Is a trust right for you?
Considering what will happen after you are gone is never a pleasant
thought. However, ensuring the equitable distribution of your
assets and reducing the burden on your heirs is something to
which you have probably given some thought.
One important goal you might have that may be realized
through a trust is to see that assets you have worked
so hard to accumulate are protected and can pass on
to your beneficiaries how and when you want. Trusts
can provide you with other significant benefits as
well. They can:
- Supply you, or others, with income from the trust
assets.
- Provide management of your financial affairs in
case you become unable to do so.
- Help you and your heirs avoid the expense and delay
of probate proceedings.
- May provide income, capital gain, and estate savings.
Trusts are often part of a comprehensive estate plan
designed to organize and simplify your finances and
your future. The idea that trusts are only for the
extremely wealthy is no longer true. More and more
individuals and families are creating trusts for control,
gifting, protection, and privacy.
Using The Dime Bank, you can access powerful trust
strategies to attain your financial goals.
Financial Control
Trusts can allow you to control the income generated
and direct how your assets will be distributed. Through
trusts, you can decide who receives income and how
and when it will be used. Certain life events, such
as a graduation or attainment of a specific age, can
trigger trust distributions.
Financial Gifting
Trusts can be created to set up a gifting program
that benefits you and/or your heirs, and the qualified
charities of your choice. A Charitable Remainder trust
can be used to provide deferred or immediate income
to you, you and your spouse, or anyone you choose.
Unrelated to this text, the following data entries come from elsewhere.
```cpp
extern "C" int fpsg_max_bwd_gather(const float* a, const float* dz, const int32_t* idx, int B, int K, int C, int L,
                                   float* S, float* spart, fpsg_stream_t stream) {
  using namespace fpsg;
  FPSG_REQUIRE(B > 0 && K > 0 && C > 0 && L > 0, FPSG_E_SHAPE, "fpsg_max_bwd_gather: B,K,C,L must be positive (got %d,%d,%d,%d)",
               B, K, C, L);
  FPSG_REQUIRE(K <= 65535 && (C + 255) / 256 <= 65535, FPSG_E_LIMIT, "fpsg_max_bwd_gather: C=%d or K=%d beyond the grid", C, K);
  FPSG_REQUIRE_PTR(a); FPSG_REQUIRE_PTR(dz); FPSG_REQUIRE_PTR(idx); FPSG_REQUIRE_PTR(S);
  FPSG_REQUIRE(L % 4 == 0 && L <= kGatherL, FPSG_E_LIMIT, "fpsg_max_bwd_gather: L=%d must be a multiple of 4, at most %d", L, kGatherL);
  FPSG_REQUIRE((reinterpret_cast<uintptr_t>(a) & 15) == 0, FPSG_E_ALIGN, "fpsg_max_bwd_gather: a must be 16-byte aligned");
  dim3 grid(K, (C + kMbThreads - 1) / kMbThreads);
  const size_t lds_bytes = (size_t)2 * kGatherNB * L * sizeof(float);
  FPSG_REQUIRE(!misaligned4(spart), FPSG_E_ALIGN, "fpsg_max_bwd_gather: spart not 4-byte aligned");
  hipLaunchKernelGGL(max_bwd_gather_kernel, grid, dim3(kMbThreads), lds_bytes, static_cast<hipStream_t>(stream), a, dz, idx, B, K, C,
                     L, S, spart);
  return launch_status("fpsg_max_bwd_gather");
}

extern "C" size_t fpsg_max_bwd_scatter_workspace_floats(int B, int C, int L) {
  if (B <= 0 || C <= 0 || L <= 0) return 0;
  const size_t passes = (C + fpsg::kCP - 1) / fpsg::kCP, tiles = (L + fpsg::kTL - 1) / fpsg::kTL;
  return (size_t)B * passes * (2 * fpsg::kCP + tiles + 1);
}

extern "C" int fpsg_max_bwd_scatter(float* da, const float* W, const float* k1, const float* dz, const int32_t* idx,
                                    const float* v, int B, int K, int C, int L, float* ws, fpsg_stream_t stream) {
  using namespace fpsg;
  FPSG_REQUIRE(B > 0 && K > 0 && C > 0 && L > 0, FPSG_E_SHAPE, "fpsg_max_bwd_scatter: B,K,C,L must be positive (got %d,%d,%d,%d)",
               B, K, C, L);
  FPSG_REQUIRE(K <= 128, FPSG_E_LIMIT, "fpsg_max_bwd_scatter: K=%d beyond 128 input channels (two per lane)", K);
  FPSG_REQUIRE(L <= 65535 - kTL && B <= 65535, FPSG_E_LIMIT,
               "fpsg_max_bwd_scatter: B=%d or L=%d beyond the 16-bit point field of the sort keys / the grid", B, L);
  FPSG_REQUIRE_PTR(da); FPSG_REQUIRE_PTR(W); FPSG_REQUIRE_PTR(k1); FPSG_REQUIRE_PTR(dz); FPSG_REQUIRE_PTR(idx); FPSG_REQUIRE_PTR(v);
  FPSG_REQUIRE_PTR(ws);
  hipStream_t s = static_cast<hipStream_t>(stream);
  const int passes = (C + kCP - 1) / kCP, tiles = (L + kTL - 1) / kTL;
  unsigned* skeys = reinterpret_cast<unsigned*>(ws);
  float* scoef = ws + (size_t)B * passes * kCP;
  int* toff = reinterpret_cast<int*>(ws + (size_t)2 * B * passes * kCP);
  hipLaunchKernelGGL(max_bwd_sort_kernel, dim3(B), dim3(kSortThreadsMb), 0, s, idx, k1, dz, C, passes, tiles, skeys, scoef, toff);
  int rc = launch_status("fpsg_max_bwd_scatter(sort)");
  if (rc) return rc;
  const size_t lds_bytes = ((size_t)kTL * (K + 1) + 2 * kCP) * sizeof(float);
  if (lds_bytes > 65536) {
    hipError_t e = hipFuncSetAttribute(reinterpret_cast<const void*>(max_bwd_scatter_kernel),
                                       hipFuncAttributeMaxDynamicSharedMemorySize, (int)lds_bytes);
    if (e != hipSuccess) { set_error("fpsg_max_bwd_scatter: %s", hipGetErrorString(e)); return (int)e; }
  }
  dim3 grid((L + kTL - 1) / kTL, B);
  hipLaunchKernelGGL(max_bwd_scatter_kernel, grid, dim3(kMbThreads), lds_bytes, s, da, W, skeys, scoef, toff, v, K, C, L, passes, tiles);
  return launch_status("fpsg_max_bwd_scatter");
}

extern "C" int fpsg_max_bwd_prep(const float* W, const float* coef, const float* pre_bias, const float* mean, const float* dz,
                                 const float* spart, int B, int K, int C, int L, float* Wk, float* u, float* dpre_bias,
                                 float* s, fpsg_stream_t stream) {
  using namespace fpsg;
  FPSG_REQUIRE(B > 0 && K > 0 && C > 0 && L > 0, FPSG_E_SHAPE, "fpsg_max_bwd_prep: B,K,C,L must be positive (got %d,%d,%d,%d)", B, K, C, L);
  FPSG_REQUIRE_PTR(W); FPSG_REQUIRE_PTR(coef); FPSG_REQUIRE_PTR(mean); FPSG_REQUIRE_PTR(dz); FPSG_REQUIRE_PTR(Wk); FPSG_REQUIRE_PTR(u);
  FPSG_REQUIRE(!misaligned4(pre_bias) && !misaligned4(dpre_bias) && !misaligned4(spart) && !misaligned4(s), FPSG_E_ALIGN,
               "fpsg_max_bwd_prep: pre_bias / dpre_bias / spart / s not 4-byte aligned");
  FPSG_REQUIRE((spart == nullptr) == (s == nullptr), FPSG_E_NULL, "fpsg_max_bwd_prep: spart and s go together");
  const long n = (long)C * K;
  hipLaunchKernelGGL(max_bwd_prep_kernel, dim3((unsigned)((n + kMbThreads - 1) / kMbThreads)), dim3(kMbThreads), 0,
                     static_cast<hipStream_t>(stream), W, coef, pre_bias, mean, dz, spart, B, K, C, (float)((double)B * (double)L), Wk,
                     u, dpre_bias, s);
  return launch_status("fpsg_max_bwd_prep");
}

extern "C" int fpsg_max_bwd_dw(const float* S, const float* WG, const float* coef, const float* pre_bias, const float* s,
                               int B, int K, int C, float* dw, fpsg_stream_t stream) {
  using namespace fpsg;
  FPSG_REQUIRE(B > 0 && K > 0 && C > 0, FPSG_E_SHAPE, "fpsg_max_bwd_dw: B,K,C must be positive (got %d,%d,%d)", B, K, C);
  FPSG_REQUIRE_PTR(S); FPSG_REQUIRE_PTR(coef); FPSG_REQUIRE_PTR(dw);
  FPSG_REQUIRE(!misaligned4(WG) && !misaligned4(pre_bias) && !misaligned4(s), FPSG_E_ALIGN, "fpsg_max_bwd_dw: not 4-byte aligned");
  FPSG_REQUIRE(WG == nullptr || s != nullptr, FPSG_E_NULL, "fpsg_max_bwd_dw: s missing");
  const long n = (long)C * K;
  hipLaunchKernelGGL(max_bwd_dw_kernel, dim3((unsigned)((n + kMbThreads - 1) / kMbThreads)), dim3(kMbThreads), 0,
                     static_cast<hipStream_t>(stream), S, WG, coef, pre_bias, s, B, K, C, dw);
  return launch_status("fpsg_max_bwd_dw");
}
```

### fpsg_amd/fused_bn.py

```python
from __future__ import annotations

import os

import torch
import torch.nn as nn
import torch.nn.functional as F

from .bn_counters import count_batch
from . import _hip, conv_first, winograd

_ACT_CODES = {None: 0, "none": 0, "relu": 1, "leaky": 2}
_MIN_ROW = 64
ROWS_SEGMENT_MAX = 16384


def fused_enabled() -> bool:
    return os.environ.get("FPSG_FUSED_BN", "1") != "0"


def _parse_act(act):
    if isinstance(act, tuple):
        return _ACT_CODES[act[0]], float(act[1])
    return _ACT_CODES[act], 0.0

# ... 198 lines not shown
        x, chan, idx, pre_bias = ctx.saved_tensors
        N, C, L, training, act_code, slope, has_w, has_b = ctx.cfg
        want_dpb = pre_bias is not None and ctx.needs_input_grad[9]
        lib = _hip.load()
        dev = x.device
        gout = gout.contiguous()
        dx = torch.empty_like(x)
        dgamma = torch.empty((C,), dtype=torch.float32, device=dev)
        dbeta = torch.empty((C,), dtype=torch.float32, device=dev)
        dpb = torch.empty((C,), dtype=torch.float32, device=dev) if want_dpb else None
        coef = torch.empty((3, C), dtype=torch.float32, device=dev)
        ws = torch.empty((lib.fpsg_bn_max_workspace_floats(N, C, L),), dtype=torch.float32, device=dev)
        with torch.cuda.device(dev):
            rc = lib.fpsg_bn_act_max_bwd(_hip.ptr(x), _hip.ptr(pre_bias) if pre_bias is not None else None,
                                         _hip.ptr(gout), _hip.ptr(idx), _hip.ptr(chan), N, C, L,
                                         1 if training else 0, act_code, float(slope), _hip.ptr(dx),
                                         _hip.ptr(dgamma), _hip.ptr(dbeta), _hip.ptr(dpb) if want_dpb else None,
                                         _hip.ptr(coef), _hip.ptr(ws), _hip.stream_of(x))
        _hip.check(rc, "fpsg_bn_act_max_bwd")
        return dx, (dgamma if has_w else None), (dbeta if has_b else None), None, None, None, None, None, None, dpb, None


def W_is_plain(conv) -> bool:
    return conv.weight.is_contiguous() and conv.weight.dim() == 3 and conv.weight.shape[2] == 1


_MAX_ALGEBRA_MIN_POINTS = 16384


def max_bwd_algebra_enabled() -> bool:
    return os.environ.get("FPSG_MAX_BWD_ALGEBRA", "1") != "0"
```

Charitable Remainder trusts can be established to
utilize tax codes, providing for more favorable tax
consequences and principal protection. Assets contributed
to Charitable Remainder trusts can be sold by the trustee
and reinvested into a diversified investment portfolio
designed to provide income and growth. This diversification
helps to increase the trust's income and reduce its
risk.
Financial Protection
Trusts can protect against inappropriate investment
decisions and expenditures while assuring your assets
reach your intended beneficiaries. You and/or your
family may be the beneficiaries of a trust created
for the near or distant future.
Often, Marital or Family trusts are used to protect and provide
for your surviving spouse and direct specific distributions to
your beneficiaries. These trusts can direct that a surviving spouse
is financially supported and that assets pass to your beneficiaries
even if your spouse remarries.
Special Needs trusts are designed to financially
support a child or family member with special medical
or emotional needs that will require lifetime care.
These trusts can be established and directed not to
diminish any government benefits available to the beneficiary.
A trust can provide the invaluable continuity and responsibility
a special needs person may require.
Financial Privacy
Personal trusts are not subject to public court proceedings
or probate records. Your directives and beneficiaries
remain as private as you specify.
Estate Settlement
In less complicated times, people relied on close
relatives or friends to settle their estates. Today,
naming an inexperienced executor is not only shortsighted
but can be potentially costly. The characteristics
of an ideal executor or personal representative include:
- Financial responsibility.
- Unquestioned integrity and objectivity.
- Patience and sympathy.
- Professional investment experience.
- Familiarity with tax questions that arise when
an estate is settled.
- Immortality (What if your executor dies before
you do, or before completing the settlement of your
estate?)
I need a trust, now what?
While legal assistance is not necessary to understand
the basics of trusts, it is critical in their drafting.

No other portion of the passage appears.